## To do
Pick out each line with the word "kSideBuild" from the material that follows.

## Dataset excerpts
template <class C, int KIND>
__global__ void __launch_bounds__(C::kThreads, 1) bucket_join_kernel(JoinDev d)
{
  using Smem = JoinSmemOf<C, KIND>;
  constexpr int kConsumers = C::kConsumers;
  constexpr bool kOuter    = is_outer(KIND);
  constexpr bool kEmptyJob = KIND == kAnti || kOuter;
  constexpr int kCols      = (KIND == kSemi || KIND == kAnti) ? 2 : 4;
  extern __shared__ __align__(128) unsigned char smem_raw[];
  Smem& s        = *reinterpret_cast<Smem*>(smem_raw);
  const int tid  = threadIdx.x;
  const int lane = tid & 31;
  const int warp = tid >> 5;
  const bool is_producer = warp == C::kConsWarps;

  if (tid == 0) {
    for (int i = 0; i < 2; i++) {
      mbar_init(&s.full_build[i], 1);
      mbar_init(&s.empty_build[i], C::kConsWarps);
    }
    for (int i = 0; i < C::kProbeStages; i++) {
      mbar_init(&s.full_probe[i], 1);
      mbar_init(&s.empty_probe[i], C::kConsWarps);
    }
    for (int i = 0; i < kOutTiles; i++) s.scnt[i] = 0;
    asm volatile("fence.mbarrier_init.release.cluster;" ::: "memory");
  }
  for (int i = tid; i < 2 * C::kSlots; i += C::kThreads) (&s.slots[0][0])[i] = 0;
  if constexpr (marks_build(KIND))
    for (int i = tid; i < 2 * (C::kBuildChunk / 32); i += C::kThreads) (&s.bmatch[0][0])[i] = 0;
  __syncthreads();

  const int lo = (int)((int64_t)d.nbuckets * blockIdx.x / gridDim.x);
  const int hi = (int)((int64_t)d.nbuckets * (blockIdx.x + 1) / gridDim.x);

  uint32_t q = 0;
  uint32_t u = 0;
  int cur = 0, pend_tile = 0, pend_n = 0;
  unsigned long long pend_base_reg = 0;

  for (int base = lo; base < hi; base += kDescBuckets) {
    const int nd = min(kDescBuckets, hi - base);
    __syncthreads();
    for (int i = tid; i < nd; i += C::kThreads) {
      s.dbb[i] = d.bbeg[base + i];
      s.dbe[i] = d.bend[base + i];
      s.dpb[i] = d.pbeg[base + i];
      s.dpe[i] = d.pend[base + i];
    }
    __syncthreads();

    if (is_producer) {
      if (lane == 0) {
        for (int lb = next_valid_bucket<KIND>(s, 0, nd); lb < nd; lb = next_valid_bucket<KIND>(s, lb + 1, nd)) {
          const int64_t b0 = s.dbb[lb], b1 = s.dbe[lb], p0 = s.dpb[lb], p1 = s.dpe[lb];
          for (int64_t c0 = b0; c0 < b1 || (kEmptyJob && c0 == b0); c0 += C::kBuildChunk) {
            {
              const int bs = u & 1;
              const int n  = (int)min((int64_t)C::kBuildChunk, b1 - c0);
              mbar_wait(&s.empty_build[bs], ((u >> 1) & 1) ^ 1);
              mbar_expect_tx(&s.full_build[bs], (uint32_t)n * 16u);
              if (!kEmptyJob || n > 0) tma_load(s.brow[bs], d.build + c0, (uint32_t)n * 16u, &s.full_build[bs]);
              u++;
            }
            for (int64_t r0 = p0; r0 < p1; r0 += C::kProbeChunk) {
              const int st = q % C::kProbeStages;
              const int n  = (int)min((int64_t)C::kProbeChunk, p1 - r0);
              mbar_wait(&s.empty_probe[st], ((q / C::kProbeStages) & 1) ^ 1);
              mbar_expect_tx(&s.full_probe[st], (uint32_t)n * 16u);
              tma_load(s.prow[st], d.probe + r0, (uint32_t)n * 16u, &s.full_probe[st]);
              q++;
            }
          }
        }
      }
      __syncwarp();
    } else {
      for (int lb = next_valid_bucket<KIND>(s, 0, nd); lb < nd; lb = next_valid_bucket<KIND>(s, lb + 1, nd)) {
        const int64_t b0 = s.dbb[lb], b1 = s.dbe[lb], p0 = s.dpb[lb], p1 = s.dpe[lb];
        const bool multi = KIND != kInner && b1 - b0 > C::kBuildChunk;
        for (int64_t c0 = b0; c0 < b1 || (kEmptyJob && c0 == b0); c0 += C::kBuildChunk) {
          const bool last = c0 + C::kBuildChunk >= b1;
          const int bs = u & 1;
          const int nb = (int)min((int64_t)C::kBuildChunk, b1 - c0);
          uint32_t* slots     = s.slots[bs];
          const Row* brow     = s.brow[bs];
          mbar_wait(&s.full_build[bs], (u >> 1) & 1);
          for (int r = tid; r < nb; r += kConsumers) {
            const uint32_t h = slot_hash_i64(brow[r].key);
            const uint32_t e = (slot_tag(h) << 11) | (uint32_t)r;
            uint32_t slot    = h & (C::kSlots - 1);
            while (atomicCAS(&slots[slot], 0u, e) != 0u) slot = (slot + 1) & (C::kSlots - 1);
          }
          {
            uint4* other = reinterpret_cast<uint4*>(s.slots[bs ^ 1]);
            for (int i = tid; i < C::kSlots / 4; i += kConsumers) other[i] = make_uint4(0, 0, 0, 0);
            if constexpr (KIND == kFullOuter)
              for (int i = tid; i < C::kBuildChunk / 32; i += kConsumers) s.bmatch[bs ^ 1][i] = 0;
          }
          consumer_sync<kConsumers>();

          for (int64_t r0 = p0; r0 < p1; r0 += C::kProbeChunk) {
            const int st = q % C::kProbeStages;
            const int np = (int)min((int64_t)C::kProbeChunk, p1 - r0);
            mbar_wait(&s.full_probe[st], (q / C::kProbeStages) & 1);
            bool alive = tid < np;
            int64_t k = 0, v = 0;
            if (alive) {
              const int4 pr = *reinterpret_cast<const int4*>(&s.prow[st][tid]);
              k = (int64_t)(((uint64_t)(uint32_t)pr.y << 32) | (uint32_t)pr.x);
              v = (int64_t)(((uint64_t)(uint32_t)pr.w << 32) | (uint32_t)pr.z);
            }
            const unsigned landed =
              __reduce_and_sync(0xffffffffu, (uint32_t)((uint64_t)k ^ ((uint64_t)k >> 32) ^ (uint64_t)v ^
                                                        ((uint64_t)v >> 32)) | 1u);
            if (lane == 0 && landed) mbar_arrive(&s.empty_probe[st]);
            q++;

            const uint32_t h    = slot_hash_i64(k);
            const uint32_t want = slot_tag(h);
            uint32_t slot       = h & (C::kSlots - 1);
            if constexpr (kOuter) {
              const bool valid = alive;
              bool matched     = false;
              while (true) {
                bool found = false;
                int idx    = 0;
                if (alive) {
                  while (true) {
                    const uint32_t e = slots[slot];
                    if (e == 0u) {
                      alive = false;
                      break;
                    }
                    if ((e >> 11) == want) {
                      idx = (int)(e & 0x7ffu);
                      if (brow[idx].key == k) {
                        found = true;
                        break;
                      }
                    }
                    slot = (slot + 1) & (C::kSlots - 1);
                  }
                }
                if (!__any_sync(0xffffffffu, found)) break;
                int64_t bpay = 0;
                if (found) {
                  matched = true;
                  bpay    = brow[idx].pay;
                  if constexpr (marks_build(KIND)) {
                    uint32_t* w      = &s.bmatch[bs][idx >> 5];
                    const uint32_t b = 1u << (idx & 31);
                    if (!(*w & b)) atomicOr(w, b);
                  }
                }
                emit_outer_row<C>(s, d, cur, lane, found, k, bpay, k, v, kSideBuild | kSideProbe);
                if (found) slot = (slot + 1) & (C::kSlots - 1);
              }
              const int64_t prow_at = r0 + tid;
              uint32_t* word        = d.probe_bits + (prow_at >> 5);
              const uint32_t bit    = 1u << (prow_at & 31);
              if (multi && matched && !last) atomicOr(word, bit);
              const bool lone = valid && !matched && last && (!multi || !(__ldcg(word) & bit));
              emit_outer_row<C>(s, d, cur, lane, lone, 0, 0, k, v, kSideProbe);
              continue;
            }
            if constexpr (KIND == kSemi || KIND == kAnti) {
              bool found = false;
              if (alive) {
                while (true) {
                  const uint32_t e = slots[slot];
                  if (e == 0u) break;
                  if ((e >> 11) == want && brow[e & 0x7ffu].key == k) {
                    found = true;
                    break;
                  }
                  slot = (slot + 1) & (C::kSlots - 1);
                }
              }
              const int64_t prow_at = r0 + tid;
              uint32_t* word        = d.probe_bits + (prow_at >> 5);
              const uint32_t bit    = 1u << (prow_at & 31);
              bool emit;
              if constexpr (KIND == kSemi) {
                emit = found && (!multi || !(atomicOr(word, bit) & bit));
              } else {
                if (multi && found && !last) atomicOr(word, bit);
                emit = alive && !found && last && (!multi || !(__ldcg(word) & bit));
              }
              const unsigned m = __ballot_sync(0xffffffffu, emit);
              if (m) {
                const int leader = __ffs(m) - 1;
                int obase        = 0;
                if (lane == leader) {
                  obase = atomicAdd(&s.scnt[cur], __popc(m));
                  if (obase >= C::kOutRows) atomicSub(&s.scnt[cur], __popc(m));
                }
                obase            = __shfl_sync(0xffffffffu, obase, leader);
                const int pos    = obase + __popc(m & lanemask_lt());
                const bool spill = emit && pos >= C::kOutRows;
                if (emit && !spill) {
                  s.sout[cur][0][pos] = k;
                  s.sout[cur][1][pos] = v;
                }
                const unsigned ms = __ballot_sync(0xffffffffu, spill);
                if (ms) {
                  const int sl = __ffs(ms) - 1;
                  unsigned long long g = 0;
                  if (lane == sl) g = atomicAdd(d.out_count, (unsigned long long)__popc(ms));
                  g = __shfl_sync(0xffffffffu, g, sl);
                  if (spill) {
                    const int64_t gi = (int64_t)g + __popc(ms & lanemask_lt());
                    if (gi < d.out_capacity) {
                      d.out[0][gi] = k;
                      d.out[1][gi] = v;
                    }
                  }
                }
              }
              continue;
            }
            while (true) {
              bool found = false;
              int idx    = 0;
              if (alive) {
                while (true) {
                  const uint32_t e = slots[slot];
                  if (e == 0u) {
                    alive = false;
                    break;
                  }
                  if ((e >> 11) == want) {
                    idx = (int)(e & 0x7ffu);
                    if (brow[idx].key == k) {
                      found = true;
                      break;
                    }
                  }
                  slot = (slot + 1) & (C::kSlots - 1);
                }
              }
              const unsigned m = __ballot_sync(0xffffffffu, found);
              if (m == 0) break;
              const int leader = __ffs(m) - 1;
              int obase        = 0;
              if (lane == leader) {
                obase = atomicAdd(&s.scnt[cur], __popc(m));
                if (obase >= C::kOutRows) atomicSub(&s.scnt[cur], __popc(m));
              }
              obase         = __shfl_sync(0xffffffffu, obase, leader);
              const int pos = obase + __popc(m & lanemask_lt());
              const bool spill = found && pos >= C::kOutRows;
              if (found && !spill) {
                s.sout[cur][0][pos] = k;
                s.sout[cur][1][pos] = brow[idx].pay;
                s.sout[cur][2][pos] = k;
                s.sout[cur][3][pos] = v;
              }
              const unsigned ms = __ballot_sync(0xffffffffu, spill);
              if (ms) {
                const int sl = __ffs(ms) - 1;
                unsigned long long g = 0;
                if (lane == sl) g = atomicAdd(d.out_count, (unsigned long long)__popc(ms));
                g = __shfl_sync(0xffffffffu, g, sl);
                if (spill) {
                  const int64_t gi = (int64_t)g + __popc(ms & lanemask_lt());
                  if (gi < d.out_capacity) {
                    d.out[0][gi] = k;
                    d.out[1][gi] = brow[idx].pay;
                    d.out[2][gi] = k;
                    d.out[3][gi] = v;
                  }
                }
              }
              if (found) slot = (slot + 1) & (C::kSlots - 1);
            }
          }

          if (tid == 0 && pend_n) s.sbase[pend_tile] = pend_base_reg;
          consumer_sync<kConsumers>();
          if constexpr (KIND == kFullOuter) {
            for (int r0 = tid - lane; r0 < nb; r0 += kConsumers) {
              const int r     = r0 + lane;
              const bool lone = r < nb && !((s.bmatch[bs][r >> 5] >> (r & 31)) & 1u);
              int64_t bk = 0, bp = 0;
              if (lone) {
                bk = brow[r].key;
                bp = brow[r].pay;
              }
              emit_outer_row<C>(s, d, cur, lane, lone, bk, bp, 0, 0, kSideBuild);
            }
            consumer_sync<kConsumers>();
          }
          if constexpr (KIND == kMark) {
            if (tid < C::kBuildChunk / 32) {
              const uint32_t w = s.bmatch[bs][tid];
              if (w) {
                s.bmatch[bs][tid] = 0;
                const int64_t at  = c0 + 32 * tid;
                uint32_t* g       = d.build_bits + (at >> 5);
                const int sh      = (int)(at & 31);
                atomicOr(g, w << sh);
                if (sh && (w >> (32 - sh))) atomicOr(g + 1, w >> (32 - sh));
              }
            }
          }
          if (lane == 0) mbar_arrive(&s.empty_build[bs]);
          if (pend_n) {
            const int64_t gb = (int64_t)s.sbase[pend_tile];
#pragma unroll
            for (int c = 0; c < kCols; c++)
              for (int i = tid; i < pend_n; i += kConsumers)
                if (gb + i < d.out_capacity) d.out[c][gb + i] = s.sout[pend_tile][c][i];
            if constexpr (kOuter)
              for (int i = tid; i < pend_n; i += kConsumers)
                if (gb + i < d.out_capacity) d.out_sides[gb + i] = s.ssides[pend_tile][i];
            if (tid == 0) s.scnt[pend_tile] = 0;
            pend_n = 0;
          }
          int n_out = s.scnt[cur];
          if (n_out > 0) {
            if (n_out > C::kOutRows) n_out = C::kOutRows;
            if (tid == 0) pend_base_reg = atomicAdd(d.out_count, (unsigned long long)n_out);
            pend_n    = n_out;
            pend_tile = cur;
            cur       = cur + 1 == kOutTiles ? 0 : cur + 1;
          }
          u++;
        }
      }
    }
  }

  if (!is_producer) {
    if (tid == 0 && pend_n) s.sbase[pend_tile] = pend_base_reg;
    consumer_sync<kConsumers>();
    if (pend_n) {
      const int64_t gb = (int64_t)s.sbase[pend_tile];
#pragma unroll
      for (int c = 0; c < kCols; c++)
        for (int i = tid; i < pend_n; i += kConsumers)
          if (gb + i < d.out_capacity) d.out[c][gb + i] = s.sout[pend_tile][c][i];
      if constexpr (kOuter)
        for (int i = tid; i < pend_n; i += kConsumers)
          if (gb + i < d.out_capacity) d.out_sides[gb + i] = s.ssides[pend_tile][i];
    }
  }
}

## Response area
                emit_outer_row<C>(s, d, cur, lane, found, k, bpay, k, v, kSideBuild | kSideProbe);
              emit_outer_row<C>(s, d, cur, lane, lone, bk, bp, 0, 0, kSideBuild);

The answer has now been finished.